== Required action ==
Copy each line of the entries beneath that contains the word "long".

= Beginning of Section =

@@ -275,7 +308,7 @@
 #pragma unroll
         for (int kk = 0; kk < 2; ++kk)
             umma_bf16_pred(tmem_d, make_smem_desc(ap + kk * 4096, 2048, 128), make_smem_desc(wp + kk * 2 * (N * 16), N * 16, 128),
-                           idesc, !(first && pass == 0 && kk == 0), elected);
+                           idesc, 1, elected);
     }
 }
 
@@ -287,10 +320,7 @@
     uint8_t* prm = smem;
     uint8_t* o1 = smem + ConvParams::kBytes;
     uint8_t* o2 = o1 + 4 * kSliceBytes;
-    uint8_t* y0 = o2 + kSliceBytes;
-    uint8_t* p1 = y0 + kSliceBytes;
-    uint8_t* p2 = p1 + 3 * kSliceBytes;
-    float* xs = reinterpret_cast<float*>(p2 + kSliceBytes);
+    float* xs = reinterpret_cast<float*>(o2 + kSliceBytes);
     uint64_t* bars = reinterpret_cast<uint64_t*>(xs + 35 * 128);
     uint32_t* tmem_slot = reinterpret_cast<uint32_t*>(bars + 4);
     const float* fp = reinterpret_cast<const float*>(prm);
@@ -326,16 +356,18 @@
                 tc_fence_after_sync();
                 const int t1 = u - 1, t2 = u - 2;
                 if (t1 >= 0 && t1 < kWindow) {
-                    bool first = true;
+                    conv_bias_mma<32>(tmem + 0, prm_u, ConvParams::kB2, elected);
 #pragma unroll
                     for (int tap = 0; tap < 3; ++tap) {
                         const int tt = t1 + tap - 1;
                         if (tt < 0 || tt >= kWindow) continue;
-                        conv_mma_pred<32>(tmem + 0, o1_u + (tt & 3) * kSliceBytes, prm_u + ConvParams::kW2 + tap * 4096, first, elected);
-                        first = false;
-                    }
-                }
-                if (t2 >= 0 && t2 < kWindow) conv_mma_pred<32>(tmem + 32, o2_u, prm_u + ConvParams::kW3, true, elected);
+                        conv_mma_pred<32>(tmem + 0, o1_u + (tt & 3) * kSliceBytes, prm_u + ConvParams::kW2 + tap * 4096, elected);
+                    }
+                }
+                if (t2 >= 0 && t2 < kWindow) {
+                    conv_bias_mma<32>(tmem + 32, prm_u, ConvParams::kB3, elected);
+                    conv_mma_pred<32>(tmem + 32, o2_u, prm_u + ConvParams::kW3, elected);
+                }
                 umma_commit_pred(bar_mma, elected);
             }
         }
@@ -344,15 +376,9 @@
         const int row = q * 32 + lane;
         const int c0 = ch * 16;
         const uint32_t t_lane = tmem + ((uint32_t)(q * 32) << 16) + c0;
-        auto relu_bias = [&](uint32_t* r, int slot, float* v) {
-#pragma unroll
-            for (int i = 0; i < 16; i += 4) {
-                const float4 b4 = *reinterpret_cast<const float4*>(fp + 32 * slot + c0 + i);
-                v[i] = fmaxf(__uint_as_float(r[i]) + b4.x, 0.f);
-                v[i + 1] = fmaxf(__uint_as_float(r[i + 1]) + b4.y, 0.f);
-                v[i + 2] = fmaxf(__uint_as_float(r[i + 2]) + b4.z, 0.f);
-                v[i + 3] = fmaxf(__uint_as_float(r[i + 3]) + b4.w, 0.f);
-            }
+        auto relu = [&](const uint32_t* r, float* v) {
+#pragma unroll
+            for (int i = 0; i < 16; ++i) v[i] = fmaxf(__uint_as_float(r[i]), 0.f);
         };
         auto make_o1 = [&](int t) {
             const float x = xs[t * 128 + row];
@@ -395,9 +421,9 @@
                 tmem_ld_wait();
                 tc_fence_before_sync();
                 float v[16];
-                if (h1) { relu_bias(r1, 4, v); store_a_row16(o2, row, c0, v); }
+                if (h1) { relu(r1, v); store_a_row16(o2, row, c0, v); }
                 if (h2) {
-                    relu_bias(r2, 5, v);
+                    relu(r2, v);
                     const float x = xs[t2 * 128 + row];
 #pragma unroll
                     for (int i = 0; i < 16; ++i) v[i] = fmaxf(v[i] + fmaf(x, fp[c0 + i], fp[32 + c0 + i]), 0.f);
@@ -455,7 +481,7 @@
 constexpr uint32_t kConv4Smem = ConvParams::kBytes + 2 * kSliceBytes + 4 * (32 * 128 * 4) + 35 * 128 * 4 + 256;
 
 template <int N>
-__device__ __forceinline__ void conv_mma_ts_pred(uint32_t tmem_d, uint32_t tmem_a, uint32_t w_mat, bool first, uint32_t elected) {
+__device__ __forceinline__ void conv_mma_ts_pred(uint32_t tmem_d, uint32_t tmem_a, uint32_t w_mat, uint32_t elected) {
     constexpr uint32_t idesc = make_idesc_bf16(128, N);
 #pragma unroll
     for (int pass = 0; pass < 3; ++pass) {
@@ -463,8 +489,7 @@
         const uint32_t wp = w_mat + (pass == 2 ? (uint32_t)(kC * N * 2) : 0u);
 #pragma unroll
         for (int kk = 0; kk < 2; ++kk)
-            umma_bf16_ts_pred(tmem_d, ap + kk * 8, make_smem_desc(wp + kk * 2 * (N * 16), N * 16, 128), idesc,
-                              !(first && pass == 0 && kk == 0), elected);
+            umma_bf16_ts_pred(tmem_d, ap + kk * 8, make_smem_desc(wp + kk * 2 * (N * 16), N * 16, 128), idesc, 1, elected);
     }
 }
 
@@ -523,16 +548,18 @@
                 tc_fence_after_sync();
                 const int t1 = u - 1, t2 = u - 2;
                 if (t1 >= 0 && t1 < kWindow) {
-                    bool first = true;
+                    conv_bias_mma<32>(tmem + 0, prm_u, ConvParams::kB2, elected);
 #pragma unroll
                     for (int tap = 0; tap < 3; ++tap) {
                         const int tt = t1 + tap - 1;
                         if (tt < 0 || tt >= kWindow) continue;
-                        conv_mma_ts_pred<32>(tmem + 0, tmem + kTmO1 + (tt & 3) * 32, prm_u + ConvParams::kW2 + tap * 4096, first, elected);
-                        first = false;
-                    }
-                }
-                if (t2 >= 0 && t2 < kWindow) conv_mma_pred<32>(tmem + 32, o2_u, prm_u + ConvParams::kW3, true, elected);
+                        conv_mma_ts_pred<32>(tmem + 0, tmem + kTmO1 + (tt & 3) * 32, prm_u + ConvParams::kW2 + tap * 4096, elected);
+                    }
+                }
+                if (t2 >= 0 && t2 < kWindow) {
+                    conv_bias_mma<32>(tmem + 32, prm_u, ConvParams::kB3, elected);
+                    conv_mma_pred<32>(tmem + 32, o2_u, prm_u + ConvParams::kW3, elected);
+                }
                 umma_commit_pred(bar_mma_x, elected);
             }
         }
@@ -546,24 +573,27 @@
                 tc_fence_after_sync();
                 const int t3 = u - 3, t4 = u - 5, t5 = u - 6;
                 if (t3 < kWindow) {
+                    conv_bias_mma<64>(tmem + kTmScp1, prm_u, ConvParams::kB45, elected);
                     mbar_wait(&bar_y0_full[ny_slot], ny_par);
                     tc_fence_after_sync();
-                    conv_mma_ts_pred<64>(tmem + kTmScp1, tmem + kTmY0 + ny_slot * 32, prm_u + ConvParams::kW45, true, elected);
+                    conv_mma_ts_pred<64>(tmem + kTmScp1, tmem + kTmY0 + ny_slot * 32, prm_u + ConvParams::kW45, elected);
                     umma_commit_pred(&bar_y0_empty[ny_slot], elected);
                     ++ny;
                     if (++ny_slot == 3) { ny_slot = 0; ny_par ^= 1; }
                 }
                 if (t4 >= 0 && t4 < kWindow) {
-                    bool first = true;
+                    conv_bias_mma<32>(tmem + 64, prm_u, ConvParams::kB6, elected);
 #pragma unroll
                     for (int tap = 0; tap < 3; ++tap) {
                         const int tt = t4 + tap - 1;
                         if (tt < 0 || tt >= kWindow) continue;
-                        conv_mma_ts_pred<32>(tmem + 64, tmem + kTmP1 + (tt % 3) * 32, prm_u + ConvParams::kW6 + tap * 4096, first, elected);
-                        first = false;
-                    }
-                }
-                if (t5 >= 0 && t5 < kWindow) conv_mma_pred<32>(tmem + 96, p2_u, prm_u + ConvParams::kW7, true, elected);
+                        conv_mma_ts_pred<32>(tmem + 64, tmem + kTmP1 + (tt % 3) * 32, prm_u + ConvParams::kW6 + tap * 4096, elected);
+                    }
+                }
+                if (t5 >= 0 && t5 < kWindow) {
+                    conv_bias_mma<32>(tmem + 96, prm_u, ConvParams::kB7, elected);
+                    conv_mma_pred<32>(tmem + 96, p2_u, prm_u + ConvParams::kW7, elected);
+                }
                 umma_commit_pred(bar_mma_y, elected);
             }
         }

= End of Section =
= Beginning of Section =

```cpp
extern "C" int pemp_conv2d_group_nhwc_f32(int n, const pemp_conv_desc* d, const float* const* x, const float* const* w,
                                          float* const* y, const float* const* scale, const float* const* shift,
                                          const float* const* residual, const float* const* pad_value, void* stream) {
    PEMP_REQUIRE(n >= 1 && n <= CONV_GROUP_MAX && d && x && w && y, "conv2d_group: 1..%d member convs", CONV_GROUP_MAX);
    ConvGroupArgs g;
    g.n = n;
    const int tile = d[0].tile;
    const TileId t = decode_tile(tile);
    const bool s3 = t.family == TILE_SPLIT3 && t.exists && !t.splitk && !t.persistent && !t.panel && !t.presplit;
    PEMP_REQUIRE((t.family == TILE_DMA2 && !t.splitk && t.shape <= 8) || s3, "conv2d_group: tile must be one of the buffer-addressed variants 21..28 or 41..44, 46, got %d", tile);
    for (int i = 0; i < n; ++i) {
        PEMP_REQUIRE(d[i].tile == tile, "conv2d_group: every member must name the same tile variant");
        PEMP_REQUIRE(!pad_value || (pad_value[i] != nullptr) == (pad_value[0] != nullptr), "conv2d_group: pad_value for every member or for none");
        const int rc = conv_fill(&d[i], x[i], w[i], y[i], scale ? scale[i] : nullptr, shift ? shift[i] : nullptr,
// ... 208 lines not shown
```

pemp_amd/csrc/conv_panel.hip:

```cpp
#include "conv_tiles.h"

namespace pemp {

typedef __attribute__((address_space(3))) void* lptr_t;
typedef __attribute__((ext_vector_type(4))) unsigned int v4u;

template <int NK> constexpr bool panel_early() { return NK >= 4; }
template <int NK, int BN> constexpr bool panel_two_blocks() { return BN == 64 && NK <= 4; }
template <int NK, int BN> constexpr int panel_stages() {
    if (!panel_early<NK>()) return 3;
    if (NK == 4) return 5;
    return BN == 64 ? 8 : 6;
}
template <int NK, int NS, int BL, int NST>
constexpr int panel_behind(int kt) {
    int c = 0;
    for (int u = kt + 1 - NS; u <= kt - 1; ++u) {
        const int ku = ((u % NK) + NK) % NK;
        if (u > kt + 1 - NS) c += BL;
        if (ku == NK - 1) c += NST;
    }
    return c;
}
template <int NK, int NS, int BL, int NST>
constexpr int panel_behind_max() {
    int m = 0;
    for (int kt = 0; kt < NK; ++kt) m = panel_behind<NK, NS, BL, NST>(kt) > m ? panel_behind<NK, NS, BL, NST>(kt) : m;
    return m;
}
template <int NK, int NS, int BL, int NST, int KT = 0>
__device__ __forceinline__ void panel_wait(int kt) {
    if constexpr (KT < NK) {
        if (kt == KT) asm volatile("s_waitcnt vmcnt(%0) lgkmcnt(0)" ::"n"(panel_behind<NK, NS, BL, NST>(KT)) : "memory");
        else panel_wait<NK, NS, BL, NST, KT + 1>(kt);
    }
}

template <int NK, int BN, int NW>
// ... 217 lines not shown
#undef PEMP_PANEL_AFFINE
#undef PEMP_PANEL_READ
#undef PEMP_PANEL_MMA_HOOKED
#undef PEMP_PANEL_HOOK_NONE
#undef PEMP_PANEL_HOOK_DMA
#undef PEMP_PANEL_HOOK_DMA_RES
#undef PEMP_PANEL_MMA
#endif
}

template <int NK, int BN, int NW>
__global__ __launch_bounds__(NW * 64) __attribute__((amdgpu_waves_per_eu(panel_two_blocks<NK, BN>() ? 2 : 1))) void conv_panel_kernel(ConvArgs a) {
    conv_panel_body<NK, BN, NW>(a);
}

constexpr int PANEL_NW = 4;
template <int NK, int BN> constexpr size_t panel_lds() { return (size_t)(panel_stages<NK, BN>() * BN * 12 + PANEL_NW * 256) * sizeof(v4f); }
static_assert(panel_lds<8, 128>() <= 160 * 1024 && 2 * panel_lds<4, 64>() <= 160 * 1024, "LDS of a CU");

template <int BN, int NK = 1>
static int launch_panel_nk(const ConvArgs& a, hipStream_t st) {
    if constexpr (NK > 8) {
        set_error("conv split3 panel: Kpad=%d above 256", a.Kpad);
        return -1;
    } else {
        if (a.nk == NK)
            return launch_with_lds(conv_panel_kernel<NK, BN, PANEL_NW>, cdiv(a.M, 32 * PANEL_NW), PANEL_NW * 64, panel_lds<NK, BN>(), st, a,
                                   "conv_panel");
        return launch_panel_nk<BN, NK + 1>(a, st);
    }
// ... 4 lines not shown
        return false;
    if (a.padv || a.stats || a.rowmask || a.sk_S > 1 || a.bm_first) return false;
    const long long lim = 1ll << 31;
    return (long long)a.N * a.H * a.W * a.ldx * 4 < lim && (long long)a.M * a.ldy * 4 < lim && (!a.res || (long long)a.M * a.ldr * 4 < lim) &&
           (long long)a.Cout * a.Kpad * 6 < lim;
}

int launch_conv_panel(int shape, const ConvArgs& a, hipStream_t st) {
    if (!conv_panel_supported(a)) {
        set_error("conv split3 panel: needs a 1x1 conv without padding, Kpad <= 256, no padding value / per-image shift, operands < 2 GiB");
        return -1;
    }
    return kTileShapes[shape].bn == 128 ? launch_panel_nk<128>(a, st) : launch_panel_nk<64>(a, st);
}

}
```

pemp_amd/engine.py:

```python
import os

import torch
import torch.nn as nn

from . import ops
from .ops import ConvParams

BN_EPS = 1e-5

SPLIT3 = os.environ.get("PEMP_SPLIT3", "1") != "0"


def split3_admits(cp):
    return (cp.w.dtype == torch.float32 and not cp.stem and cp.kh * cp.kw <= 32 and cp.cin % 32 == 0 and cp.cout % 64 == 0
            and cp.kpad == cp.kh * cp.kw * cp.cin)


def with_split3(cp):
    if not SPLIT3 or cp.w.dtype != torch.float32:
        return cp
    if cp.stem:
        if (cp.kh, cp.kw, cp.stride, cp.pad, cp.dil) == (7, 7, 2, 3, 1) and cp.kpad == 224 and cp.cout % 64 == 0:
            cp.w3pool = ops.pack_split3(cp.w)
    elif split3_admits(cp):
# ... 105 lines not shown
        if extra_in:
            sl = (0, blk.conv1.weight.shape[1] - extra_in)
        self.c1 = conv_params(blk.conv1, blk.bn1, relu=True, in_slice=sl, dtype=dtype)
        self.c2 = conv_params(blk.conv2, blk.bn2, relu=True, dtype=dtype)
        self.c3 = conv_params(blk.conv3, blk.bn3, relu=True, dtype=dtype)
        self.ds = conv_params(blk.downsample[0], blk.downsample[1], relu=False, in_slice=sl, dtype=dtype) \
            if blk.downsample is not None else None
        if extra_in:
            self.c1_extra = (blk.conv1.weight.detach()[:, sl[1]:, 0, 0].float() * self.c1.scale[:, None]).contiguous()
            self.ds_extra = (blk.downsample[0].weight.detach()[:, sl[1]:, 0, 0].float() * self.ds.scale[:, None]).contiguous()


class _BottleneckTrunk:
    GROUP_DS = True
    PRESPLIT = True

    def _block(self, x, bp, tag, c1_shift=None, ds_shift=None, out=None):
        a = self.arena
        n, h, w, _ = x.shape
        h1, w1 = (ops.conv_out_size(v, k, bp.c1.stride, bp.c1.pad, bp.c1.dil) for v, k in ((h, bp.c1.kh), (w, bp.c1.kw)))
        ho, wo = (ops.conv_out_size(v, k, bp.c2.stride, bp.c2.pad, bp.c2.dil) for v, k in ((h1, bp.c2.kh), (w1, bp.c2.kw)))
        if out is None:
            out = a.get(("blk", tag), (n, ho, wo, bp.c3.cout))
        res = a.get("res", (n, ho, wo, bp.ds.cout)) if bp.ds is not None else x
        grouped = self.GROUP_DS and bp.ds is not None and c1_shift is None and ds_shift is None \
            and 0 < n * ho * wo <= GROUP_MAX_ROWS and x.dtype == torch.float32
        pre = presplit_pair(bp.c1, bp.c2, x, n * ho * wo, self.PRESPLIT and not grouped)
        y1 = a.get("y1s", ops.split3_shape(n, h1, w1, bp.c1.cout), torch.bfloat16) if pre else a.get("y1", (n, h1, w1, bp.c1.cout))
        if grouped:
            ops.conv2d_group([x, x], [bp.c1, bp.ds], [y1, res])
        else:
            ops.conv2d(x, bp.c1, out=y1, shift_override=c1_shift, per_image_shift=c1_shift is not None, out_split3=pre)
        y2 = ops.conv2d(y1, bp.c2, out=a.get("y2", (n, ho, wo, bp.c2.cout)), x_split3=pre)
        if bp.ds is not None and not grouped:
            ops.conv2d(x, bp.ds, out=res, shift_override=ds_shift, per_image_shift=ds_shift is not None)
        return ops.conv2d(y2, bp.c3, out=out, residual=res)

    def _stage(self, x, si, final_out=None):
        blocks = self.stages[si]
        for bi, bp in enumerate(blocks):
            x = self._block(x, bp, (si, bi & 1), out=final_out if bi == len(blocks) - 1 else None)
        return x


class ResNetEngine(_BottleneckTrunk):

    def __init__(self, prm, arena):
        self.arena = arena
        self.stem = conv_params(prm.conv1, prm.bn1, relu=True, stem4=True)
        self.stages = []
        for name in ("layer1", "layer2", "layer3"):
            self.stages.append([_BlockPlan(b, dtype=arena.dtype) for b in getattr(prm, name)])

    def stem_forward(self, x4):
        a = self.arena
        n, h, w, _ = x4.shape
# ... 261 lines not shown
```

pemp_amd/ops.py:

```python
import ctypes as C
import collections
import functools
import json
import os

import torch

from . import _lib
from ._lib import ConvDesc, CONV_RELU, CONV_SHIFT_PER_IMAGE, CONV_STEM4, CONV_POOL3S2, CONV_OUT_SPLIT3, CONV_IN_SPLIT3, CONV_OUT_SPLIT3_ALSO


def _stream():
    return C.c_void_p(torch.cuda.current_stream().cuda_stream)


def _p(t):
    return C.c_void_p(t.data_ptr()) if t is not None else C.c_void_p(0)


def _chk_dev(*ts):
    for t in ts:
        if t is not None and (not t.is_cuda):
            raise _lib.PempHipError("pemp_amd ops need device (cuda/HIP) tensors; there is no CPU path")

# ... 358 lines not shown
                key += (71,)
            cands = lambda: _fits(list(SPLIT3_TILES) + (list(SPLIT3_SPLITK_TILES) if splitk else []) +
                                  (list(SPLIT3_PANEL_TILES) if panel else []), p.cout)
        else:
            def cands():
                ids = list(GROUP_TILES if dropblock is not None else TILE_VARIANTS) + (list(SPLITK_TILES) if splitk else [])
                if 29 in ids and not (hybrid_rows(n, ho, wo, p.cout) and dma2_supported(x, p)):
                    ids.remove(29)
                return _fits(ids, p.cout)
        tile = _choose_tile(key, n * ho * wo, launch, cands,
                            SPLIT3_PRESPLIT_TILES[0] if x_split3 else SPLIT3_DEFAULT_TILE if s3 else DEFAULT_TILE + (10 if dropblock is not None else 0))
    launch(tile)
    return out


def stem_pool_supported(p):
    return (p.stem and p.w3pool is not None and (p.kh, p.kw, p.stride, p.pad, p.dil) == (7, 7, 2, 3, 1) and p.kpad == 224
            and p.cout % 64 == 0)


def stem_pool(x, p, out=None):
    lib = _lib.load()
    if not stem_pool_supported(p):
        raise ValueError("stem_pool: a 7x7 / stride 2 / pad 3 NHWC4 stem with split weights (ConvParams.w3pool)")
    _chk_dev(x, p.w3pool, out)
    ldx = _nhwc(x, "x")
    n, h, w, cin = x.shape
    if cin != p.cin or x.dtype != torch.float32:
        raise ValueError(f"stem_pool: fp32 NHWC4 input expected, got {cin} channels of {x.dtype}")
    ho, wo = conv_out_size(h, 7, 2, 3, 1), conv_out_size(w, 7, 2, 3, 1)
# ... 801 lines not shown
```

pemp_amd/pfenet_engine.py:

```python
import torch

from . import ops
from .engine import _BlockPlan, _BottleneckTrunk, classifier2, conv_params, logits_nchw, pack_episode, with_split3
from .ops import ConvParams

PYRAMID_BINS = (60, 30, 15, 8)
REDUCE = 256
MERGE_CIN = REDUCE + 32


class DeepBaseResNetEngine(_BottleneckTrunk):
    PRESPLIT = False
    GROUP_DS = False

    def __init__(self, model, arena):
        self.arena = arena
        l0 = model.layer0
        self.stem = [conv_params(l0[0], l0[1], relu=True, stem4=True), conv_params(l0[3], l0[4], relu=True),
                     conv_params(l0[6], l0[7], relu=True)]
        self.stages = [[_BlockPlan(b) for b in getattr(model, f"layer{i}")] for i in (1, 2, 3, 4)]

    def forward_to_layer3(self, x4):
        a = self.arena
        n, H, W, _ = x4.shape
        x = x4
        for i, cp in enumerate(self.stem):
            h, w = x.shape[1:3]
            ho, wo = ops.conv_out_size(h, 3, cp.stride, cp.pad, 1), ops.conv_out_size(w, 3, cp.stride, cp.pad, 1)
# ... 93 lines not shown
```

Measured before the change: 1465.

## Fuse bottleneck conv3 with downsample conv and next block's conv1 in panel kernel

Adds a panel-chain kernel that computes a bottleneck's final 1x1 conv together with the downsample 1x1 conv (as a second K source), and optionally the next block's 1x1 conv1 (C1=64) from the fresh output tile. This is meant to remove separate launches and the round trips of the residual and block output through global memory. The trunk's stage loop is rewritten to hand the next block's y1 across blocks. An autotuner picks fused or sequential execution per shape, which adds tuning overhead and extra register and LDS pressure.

= End of Section =

== Written response ==
    const long long lim = 1ll << 31;
    return (long long)a.N * a.H * a.W * a.ldx * 4 < lim && (long long)a.M * a.ldy * 4 < lim && (!a.res || (long long)a.M * a.ldr * 4 < lim) &&
           (long long)a.Cout * a.Kpad * 6 < lim;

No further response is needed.